As described above, the magnetron driving power source according to the invention can detect the abnormal condition such as during no-load running with low cost and space saving by treating the signal on the control side of the inverter, and can be applied in the uses with low cost but high reliability and needing size reduction.

Claims

1. A magnetron driving power source comprising:

a magnetron for supplying a microwave;

a high voltage transformer for supplying a high voltage to said magnetron;

a switching part for driving said high voltage transformer at a high frequency;

a first control part for giving a drive signal to said switching part;

a second control part for issuing an output command to said first control part; and

a third control part for correcting the output command in accordance with a decrease in the oscillation threshold value of said magnetron;

wherein said first control part performs a power down control in accordance with a signal from said third control part.

2. The magnetron driving power source according to claim 1, wherein the basic power control is performed based on an input current flowing through the primary side of said high voltage transformer.

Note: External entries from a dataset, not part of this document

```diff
@@ -489,15 +577,28 @@
 }
 template <class T>
 struct NearGap4 {
-    static constexpr double DELTA = 0.3, MARGIN = 1e-6;
+    static constexpr double DELTA = NEAR_DELTA;
     double rx, ry, rz;
     int c0, c1;
     int state;
-
+#if defined(PW_PROFILE) && defined(PW_LB_FINE)
+    int who;
+    __device__ void init() { rx = ry = rz = 0.0; c0 = c1 = -1; state = 0; who = 0; }
+#else
     __device__ void init() { rx = ry = rz = 0.0; c0 = c1 = -1; state = 0; }
+#endif
 
     __device__ void rebuild(const Frame& F, int n, PW_LDS int* cand, double px, double py, double pz) {
-        const NearList4 r = near_rebuild4<T>(F, n, cand, px, py, pz, 2.0 * DELTA + MARGIN);
+#if defined(PW_PROFILE) && defined(PW_LB_FINE)
+        const long long t0 = clock64();
+#endif
+        const NearList4 r = near_rebuild4<T>(F, n, cand, px, py, pz, state == 0);
+#if defined(PW_PROFILE) && defined(PW_LB_FINE)
+        PW_NEAR_CNT(who, 4, clock64() - t0);
+        PW_NEAR_CNT(who, r.via_wide ? 2 : 1, 1);
+        PW_NEAR_CNT(who, 5, r.total <= 32 ? r.total : 0);
+        PW_NEAR_LEN(who, r.total, 32);
+#endif
         rx = px; ry = py; rz = pz;
         c0 = r.c0; c1 = r.c1;
         state = r.total <= 32 ? 1 : 2;
@@ -510,9 +611,11 @@
         const double qy = g == 0 ? py[0] : (g == 1 ? py[1] : (g == 2 ? py[2] : py[3]));
         const double qz = g == 0 ? pz[0] : (g == 1 ? pz[1] : (g == 2 ? pz[2] : pz[3]));
         const bool near = pw_abs(qx - rx) + pw_abs(qy - ry) + pw_abs(qz - rz) <= DELTA;
+        PW_NEAR_CNT(who, 0, 1);
         if (state == 0 || !T::wave_all(near)) rebuild(F, n, cand, px[0], py[0], pz[0]);
         const bool near2 = pw_abs(qx - rx) + pw_abs(qy - ry) + pw_abs(qz - rz) <= DELTA;
         if (state != 1 || !T::wave_all(near2)) {
+            PW_NEAR_CNT(who, 3, 1);
             wave_gap4<T>(F, n, px, py, pz, out);
             return;
         }
@@ -531,7 +634,7 @@
 };
 template <class T>
 struct NearGap1 {
-    static constexpr double DELTA = 0.3, MARGIN = 1e-6;
+    static constexpr double DELTA = NEAR_DELTA;
     double rx, ry, rz;
     int c;
     int state;
@@ -541,7 +644,16 @@
 
     __device__ void rebuild(const Frame& F, int n, PW_LDS int* cand, double px, double py, double pz) {
         (void)cand;
-        const NearList1 r = near_rebuild1<T>(F, n, px, py, pz, 2.0 * DELTA + MARGIN);
+#if defined(PW_PROFILE) && defined(PW_LB_FINE)
+        const long long t0 = clock64();
+#endif
+        const NearList1 r = near_rebuild1<T>(F, n, px, py, pz);
+#if defined(PW_PROFILE) && defined(PW_LB_FINE)
+        PW_NEAR_CNT(2, 4, clock64() - t0);
+        PW_NEAR_CNT(2, 1, 1);
+        PW_NEAR_CNT(2, 5, r.total <= 64 ? r.total : 0);
+        PW_NEAR_LEN(2, r.total, 64);
+#endif
         rx = px; ry = py; rz = pz;
         c = r.total <= 64 ? r.mine : -1;
         state = r.total <= 64 ? 1 : 2;
@@ -551,8 +663,12 @@
 
     __device__ double eval(const Frame& F, int n, PW_LDS int* cand, double px, double py, double pz) {
         const bool near = pw_abs(px - rx) + pw_abs(py - ry) + pw_abs(pz - rz) <= DELTA;
+        PW_NEAR_CNT(2, 0, 1);
         if (state == 0 || !T::wave_all(near)) rebuild(F, n, cand, px, py, pz);
-        if (state != 1) return wave_gap_value<T>(F, n, px, py, pz);
+        if (state != 1) {
+            PW_NEAR_CNT(2, 3, 1);
+            return wave_gap_value<T>(F, n, px, py, pz);
+        }
         const double g = pw_fma(az, pz, pw_fma(ax, px, ay * py));
         const double d2 = pw_m2add(g, aq) + sq3(px, py, pz);
         const double v = pw_sqrt(d2 > 0.0 ? d2 : 0.0) - ar;
@@ -2331,6 +2447,9 @@
         : R(R_), n(n_), xo(xo_), yo(yo_), lo(lo_), up(up_), cand(cand_), have_last(false), lz(0.0), lf(0.0), lg(0.0), nfev(0) {
 #if defined(__HIP_DEVICE_COMPILE__)
         near_gap.init();
+#if defined(PW_PROFILE) && defined(PW_LB_FINE)
+        near_gap.who = 1;
+#endif
 #endif
     }
     PW_HD __attribute__((always_inline)) void operator()(const double* xq, double& fo, double* go) {
```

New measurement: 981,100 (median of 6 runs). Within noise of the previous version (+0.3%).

3. The magnetron driving power source according to claim 1, wherein a control element of said third control part proportional to a decrease in the oscillation threshold value of said magnetron is a control element proportional to a collector-emitter voltage in a switching element of said switching part.

4. The magnetron driving power source according to claim 3, wherein a partial voltage of the collector-emitter voltage in the switching element of said switching part that is the control element of said third control part and a reference signal from said second control part are connected by a diode or a transistor and inputted into said first control means to make the power down.

5. The magnetron driving power source according to claim 3, wherein the partial voltage of the collector-emitter voltage in the switching element of said switching part that is the control element of said third control part is varied in voltage in accordance with the reference voltage of said second control part.